*TASK INSTRUCTIONS*. Give back, word for word, only the lines from the one containing "DIAG_STAMP(6);" to the end of the listing below.

*PROVIDED RECORDS*.
typedef __attribute__((__vector_size__(4 * sizeof(int)))) int i32x4_t;
__device__ __forceinline__ i32x4_t raw_rsrc(const void* p, unsigned bytes) {
    const unsigned long long a = (unsigned long long)p;
    i32x4_t r;
    r[0] = __builtin_amdgcn_readfirstlane((int)(unsigned)a);
    r[1] = __builtin_amdgcn_readfirstlane((int)((unsigned)(a >> 32) & 0xffffu));
    r[2] = __builtin_amdgcn_readfirstlane((int)bytes);
    r[3] = 0x00020000;
    return r;
}
__device__ __forceinline__ void asm_load_b128_sc1(u32x4& dst, int voff, i32x4_t rsrc) {
    asm volatile("buffer_load_dwordx4 %0, %1, %2, 0 offen sc1" : "=v"(dst) : "v"(voff), "s"(rsrc));
}
template <int N> __device__ __forceinline__ void vm_wait() { asm volatile("s_waitcnt vmcnt(%0)" :: "n"(N)); }
__device__ __forceinline__ void vm_settle(u32x4& v) { asm volatile("" : "+v"(v)); }

template <int NKSW, bool TRAIN = false, bool XP = false, int NG = 1, bool G16 = false>
__global__ __launch_bounds__(XP ? 256 : 320, XP ? 1 : (NKSW > 8 ? 2 : 4)) void lstm_rec_kernel(LstmArgs a) {
    __shared__ __attribute__((aligned(16))) float red[4][64][20];
    __shared__ __attribute__((aligned(16))) f16_t hs[32][8];
    constexpr int GX_RING = XP ? 1 : 6;
    constexpr int GX_DMA = G16 ? 2 : 4;
    __shared__ __attribute__((aligned(16))) float gring[GX_RING][XP ? 4 : (G16 ? 512 : 1024)];
    __shared__ int abort_s;
    const int tid = threadIdx.x, wv = tid >> 6, lane = tid & 63;
    const int H = a.H, T = a.T, nkb = H >> 3, nks = H >> 4;
    const int kb = blockIdx.x, d = blockIdx.y, gbase = blockIdx.z * NG + a.g0;
    const int ngh = min(NG, a.g0 + a.ngl - gbase);
    const int b = lane & 31, hh = lane >> 5;

    if (!XP && wv == 4) {
        typedef __attribute__((address_space(1))) void gvoid_t;
        typedef __attribute__((address_space(3))) void lvoid_t;
        const size_t gd_blocks_l = (size_t)T * 2 * nkb;
        const int nslots = T * ngh;
        int is = 0, ig = 0;
        auto request = [&](int n) {
            const int tn = d ? (T - 1 - is) : is;
            const size_t blk = (size_t)(gbase + ig) * gd_blocks_l + ((size_t)tn * 2 + d) * nkb + kb;
            const char* src = (const char*)a.gx + blk * (G16 ? 2048 : 4096) + lane * 16;
            char* dst = (char*)&gring[n % GX_RING][0];
#pragma unroll
            for (int qq = 0; qq < GX_DMA; ++qq) __builtin_amdgcn_global_load_lds((gvoid_t*)(src + qq * 1024), (lvoid_t*)(dst + qq * 1024), 16, 0, 0);
            if (++ig == ngh) { ig = 0; ++is; }
        };
        for (int n = 0; n < GX_RING - 1 && n < nslots; ++n) request(n);
        if (GX_RING - 1 <= nslots) asm volatile("s_waitcnt vmcnt(%0)" :: "n"(GX_DMA * (GX_RING - 2)) : "memory");
        else asm volatile("s_waitcnt vmcnt(0)" ::: "memory");
        __builtin_amdgcn_s_barrier();
        for (int n = 0; n < nslots; ++n) {
            if (n + GX_RING - 1 < nslots) {
                request(n + GX_RING - 1);
                asm volatile("s_waitcnt vmcnt(%0)" :: "n"(GX_DMA * (GX_RING - 2)) : "memory");
            } else {
                asm volatile("s_waitcnt vmcnt(0)" ::: "memory");
            }
            __builtin_amdgcn_s_barrier();
            int ab;
            asm volatile("ds_read_b32 %0, %1\n\ts_waitcnt lgkmcnt(0)" : "=v"(ab) : "v"((unsigned)(size_t)(lvoid_t*)&abort_s) : "memory");
            if (ab) return;
            __builtin_amdgcn_s_barrier();
        }
        return;
    }

    const int r = lane & 31, q = r >> 3, rh = (r >> 2) & 1, p = r & 3;
    const int wrow = p * H + kb * 8 + 2 * q + rh;
    const float* wsrc = a.w_hh + ((size_t)d * 4 * H + wrow) * H;
    f16x8 w16[NKSW];
#pragma unroll
    for (int i = 0; i < NKSW; ++i) {
        const int ks = wv * NKSW + i, ksc = min(ks, nks - 1);
        const f32x4 w0 = *(const f32x4*)(wsrc + ksc * 16 + 8 * hh), w1 = *(const f32x4*)(wsrc + ksc * 16 + 8 * hh + 4);
#pragma unroll
        for (int j = 0; j < 4; ++j) {
            w16[i][j] = (ks < nks) ? (f16_t)w0[j] : (f16_t)0.0f;
            w16[i][4 + j] = (ks < nks) ? (f16_t)w1[j] : (f16_t)0.0f;
        }
    }

    constexpr int NKSX = XP ? 2 * NKSW : 1;
    f16x8 wx[NKSX];
    if (XP) {
        const float* wxsrc = a.w_ihx + ((size_t)d * 4 * H + wrow) * (2 * H);
#pragma unroll
        for (int i = 0; i < NKSX; ++i) {
            const int kx = wv * NKSX + i, kxc = min(kx, 2 * nks - 1);
            const f32x4 w0 = *(const f32x4*)(wxsrc + kxc * 16 + 8 * hh), w1 = *(const f32x4*)(wxsrc + kxc * 16 + 8 * hh + 4);
#pragma unroll
            for (int j = 0; j < 4; ++j) {
                wx[i][j] = (kx < 2 * nks) ? (f16_t)w0[j] : (f16_t)0.0f;
                wx[i][4 + j] = (kx < 2 * nks) ? (f16_t)w1[j] : (f16_t)0.0f;
            }
        }
    }

    const int jl = 2 * wv + hh;
    float cst[NG];
#pragma unroll
    for (int gi = 0; gi < NG; ++gi) cst[gi] = 0.0f;
    float bias4[4] = {0.0f, 0.0f, 0.0f, 0.0f};
    if (XP) {
#pragma unroll
        for (int pp = 0; pp < 4; ++pp) bias4[pp] = a.bias[(size_t)d * 4 * H + pp * H + kb * 8 + jl];
    }
    const size_t gd_blocks = (size_t)T * 2 * nkb;
    if (tid == 0) abort_s = 0;
    __syncthreads();
#ifdef MT_LSTM_DIAG
    unsigned long long dg[8] = {0, 0, 0, 0, 0, 0, 0, 0};
    long long tl = __builtin_amdgcn_s_memrealtime();
#endif

    u32x4 hq[NKSW];
    const bool pf = NG > 1 && ngh > 1;
    int ring = 0;
    for (int s = 0; s < T; ++s) {
        const int t = d ? (T - 1 - s) : s;
        const int tprev = d ? (t + 1) : (t - 1);
#pragma unroll
      for (int gi = 0; gi < NG; ++gi) {
        if (gi >= ngh) continue;
        const int g = gbase + gi;
        const int Bg = min(32, a.B - g * 32);
        float& c = cst[gi];
        char* hx_g = (char*)a.hx + (size_t)g * gd_blocks * 512;
        const __amdgpu_buffer_rsrc_t hrsrc = __builtin_amdgcn_make_buffer_rsrc(hx_g, 0, (int)(gd_blocks * 512), 0x00020000);
        const __amdgpu_buffer_rsrc_t xrsrc = __builtin_amdgcn_make_buffer_rsrc(
            XP ? (void*)((const char*)a.hx_prev + (size_t)g * gd_blocks * 512) : (void*)hx_g, 0, (int)(gd_blocks * 512), 0x00020000);

        u32x4 xr[NKSX];
        if (XP) {
#pragma unroll
            for (int i = 0; i < NKSX; ++i) {
                const int kx = wv * NKSX + i, dsel = kx >= nks ? 1 : 0, ksx = kx - dsel * nks;
                xr[i] = __builtin_amdgcn_raw_buffer_load_b128(xrsrc, (kx < 2 * nks) ? ((t * 2 + dsel) * nkb) * 512 + ksx * 1024 + lane * 16 : OOB_OFF, 0, 0);
            }
        }
        float gxv[4];
        if (XP) {
#pragma unroll
            for (int pp = 0; pp < 4; ++pp) gxv[pp] = bias4[pp];
        } else if (G16) {
            unsigned short raw[4];
#pragma unroll
            for (int pp = 0; pp < 4; ++pp) raw[pp] = ((const unsigned short*)gring[ring])[pp * 256 + jl * 32 + b];
            __builtin_amdgcn_sched_barrier(0);
#pragma unroll
            for (int pp = 0; pp < 4; ++pp) gxv[pp] = (float)__builtin_bit_cast(f16_t, raw[pp]);
        } else {
#pragma unroll
            for (int pp = 0; pp < 4; ++pp) gxv[pp] = gring[ring][pp * 256 + jl * 32 + b];
        }
        ring = ring + 1 == GX_RING ? 0 : ring + 1;
        f32x16 acc, accx;
#pragma unroll
        for (int e = 0; e < 16; ++e) acc[e] = accx[e] = 0.0f;
        if (XP && s == 0) {
#pragma unroll
            for (int i = 0; i < NKSX; ++i) accx = __builtin_amdgcn_mfma_f32_32x32x16_f16(wx[i], __builtin_bit_cast(f16x8, xr[i]), accx, 0, 0, 0);
            acc = accx;
        }
        if (s > 0) {
            {
                if (NG == 1) sleep64(a.sleep_first);
            }
            const int hbase = ((tprev * 2 + d) * nkb) * 512 + lane * 16;
            long long t1 = 0;
            const i32x4_t hr = raw_rsrc(hx_g, (unsigned)(gd_blocks * 512));
            for (unsigned it = 0;; ++it) {
                if (!pf || it > 0) {
#pragma unroll
                    for (int i = 0; i < NKSW; ++i) {
                        const int ks = wv * NKSW + i;
                        if (NG > 1) asm_load_b128_sc1(hq[i], (ks < nks) ? hbase + ks * 1024 : OOB_OFF, hr);
                        else hq[i] = __builtin_amdgcn_raw_buffer_load_b128(hrsrc, (ks < nks) ? hbase + ks * 1024 : OOB_OFF, 0, 16 );
                    }
                }
                if (NG > 1) {
                    static_assert(NG == 1 || (!TRAIN && !XP), "NG > 1 is the plain inference kernel: the hand-counted vmcnt does not cover TRAIN / XP stores and loads");
                    if (pf && it == 0 && wv == 0) vm_wait<1>();
                    else vm_wait<0>();
#pragma unroll
                    for (int i = 0; i < NKSW; ++i) vm_settle(hq[i]);
                }
                if (XP) {
                    if (it == 0) {
                        __builtin_amdgcn_sched_barrier(0);
#pragma unroll
                        for (int i = 0; i < NKSX; ++i) accx = __builtin_amdgcn_mfma_f32_32x32x16_f16(wx[i], __builtin_bit_cast(f16x8, xr[i]), accx, 0, 0, 0);
                        __builtin_amdgcn_sched_barrier(0);
                    }
                    acc = accx;
                }
                unsigned worst = 0;
#pragma unroll
                for (int i = 0; i < NKSW; ++i) {
                    worst = max(max(worst, max(hq[i][0], hq[i][1])), max(hq[i][2], hq[i][3]));
                    acc = __builtin_amdgcn_mfma_f32_32x32x16_f16(w16[i], __builtin_bit_cast(f16x8, hq[i]), acc, 0, 0, 0);
                }
                if (!__any(worst == H_POISON)) break;
#ifdef MT_LSTM_DIAG
                if (tid == 0) dg[7] += 1;
#endif
#pragma unroll
                for (int e = 0; e < 16; ++e) acc[e] = 0.0f;
                sleep64(a.sleep_retry);
                if ((it & 63u) == 63u && __hip_atomic_load(a.status, __ATOMIC_RELAXED, __HIP_MEMORY_SCOPE_AGENT) != 0) {
                    if (lane == 0) abort_s = 1;
                    break;
                }
                if ((it & 255u) == 255u) {
                    const long long now = __builtin_amdgcn_s_memrealtime();
                    if (t1 == 0) t1 = now;
                    else if (now - t1 > LSTM_SPIN_LIMIT_TICKS) {
                        if (lane == 0) {
                            __hip_atomic_store(a.status, 0x40000000u + (unsigned)s, __ATOMIC_RELAXED, __HIP_MEMORY_SCOPE_AGENT);
                            abort_s = 1;
                        }
                        break;
                    }
                }
            }
        }
        const bool wrap = gi + 1 >= ngh;
        const int sn = s + (wrap ? 1 : 0), gn = wrap ? gbase : g + 1;
        if (pf) {
            if (sn > 0 && sn < T) {
                const int tpn = d ? (T - sn) : (sn - 1);
                const i32x4_t nr = raw_rsrc((char*)a.hx + (size_t)gn * gd_blocks * 512, (unsigned)(gd_blocks * 512));
                const int nbase = ((tpn * 2 + d) * nkb) * 512 + lane * 16;
#pragma unroll
                for (int i = 0; i < NKSW; ++i) {
                    const int ks = wv * NKSW + i;
                    asm_load_b128_sc1(hq[i], (ks < nks) ? nbase + ks * 1024 : OOB_OFF, nr);
                }
            }
        }
#ifdef MT_LSTM_DIAG
        asm volatile("" :: "v"(acc[0]));
#endif
        DIAG_STAMP(2);
#pragma unroll
        for (int e4 = 0; e4 < 4; ++e4)
            *(f32x4*)(&red[wv][lane][4 * e4]) = f32x4{acc[4 * e4], acc[4 * e4 + 1], acc[4 * e4 + 2], acc[4 * e4 + 3]};
        __syncthreads();
        DIAG_STAMP(3);
        if (abort_s) {
            if (NG > 1) vm_wait<0>();
            return;
        }
        float pre[4];
        {
            const f32x4 r0 = *(const f32x4*)(&red[0][lane][4 * wv]), r1 = *(const f32x4*)(&red[1][lane][4 * wv]);
            const f32x4 r2 = *(const f32x4*)(&red[2][lane][4 * wv]), r3 = *(const f32x4*)(&red[3][lane][4 * wv]);
#pragma unroll
            for (int pp = 0; pp < 4; ++pp)
                pre[pp] = ((r0[pp] + r1[pp]) + (r2[pp] + r3[pp])) + ((XP || b < Bg) ? gxv[pp] : 0.0f);
        }
        const float ig = sigmoidf_(pre[0]), fg = sigmoidf_(pre[1]), gg = tanhf_(pre[2]), og = sigmoidf_(pre[3]);
        c = fmaf(fg, c, ig * gg);
        const float hval = og * tanhf_(c);
        if (TRAIN && b < Bg) {
            float* go = a.gates_out + (size_t)g * gd_blocks * 1024 + (((size_t)t * 2 + d) * nkb + kb) * 1024 + jl * 32 + b;
            go[0] = ig; go[256] = fg; go[512] = gg; go[768] = og;
            a.cx[(size_t)g * gd_blocks * 256 + (((size_t)t * 2 + d) * nkb + kb) * 256 + jl * 32 + b] = c;
        }
#ifdef MT_LSTM_DIAG
        asm volatile("" :: "v"(hval));
#endif
        DIAG_STAMP(4);
        hs[b][jl] = (f16_t)hval;
        DIAG_STAMP(5);
        __syncthreads();
        if (wv == 0) {
            const u32x4 piece = *(const u32x4*)(&hs[b][0]);
            const int hoff = ((t * 2 + d) * nkb) * 512 + (kb >> 1) * 1024 + ((kb & 1) * 32 + b) * 16;
            __builtin_amdgcn_raw_buffer_store_b128(piece, hrsrc, lane < 32 ? hoff : OOB_OFF, 0, 16 );
        }
        DIAG_STAMP(6);
      }
    }
    if (NG > 1) vm_wait<0>();
#ifdef MT_LSTM_DIAG
    if (tid == 0) {
        const int wg = (blockIdx.z * gridDim.y + blockIdx.y) * gridDim.x + blockIdx.x;
        for (int i = 0; i < 8; ++i) mt_lstm_diag[wg & 1023][i] = dg[i];
    }
#endif
}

*WORKED SOLUTION*.
        DIAG_STAMP(6);
      }
    }
    if (NG > 1) vm_wait<0>();
#ifdef MT_LSTM_DIAG
    if (tid == 0) {
        const int wg = (blockIdx.z * gridDim.y + blockIdx.y) * gridDim.x + blockIdx.x;
        for (int i = 0; i < 8; ++i) mt_lstm_diag[wg & 1023][i] = dg[i];
    }
#endif
}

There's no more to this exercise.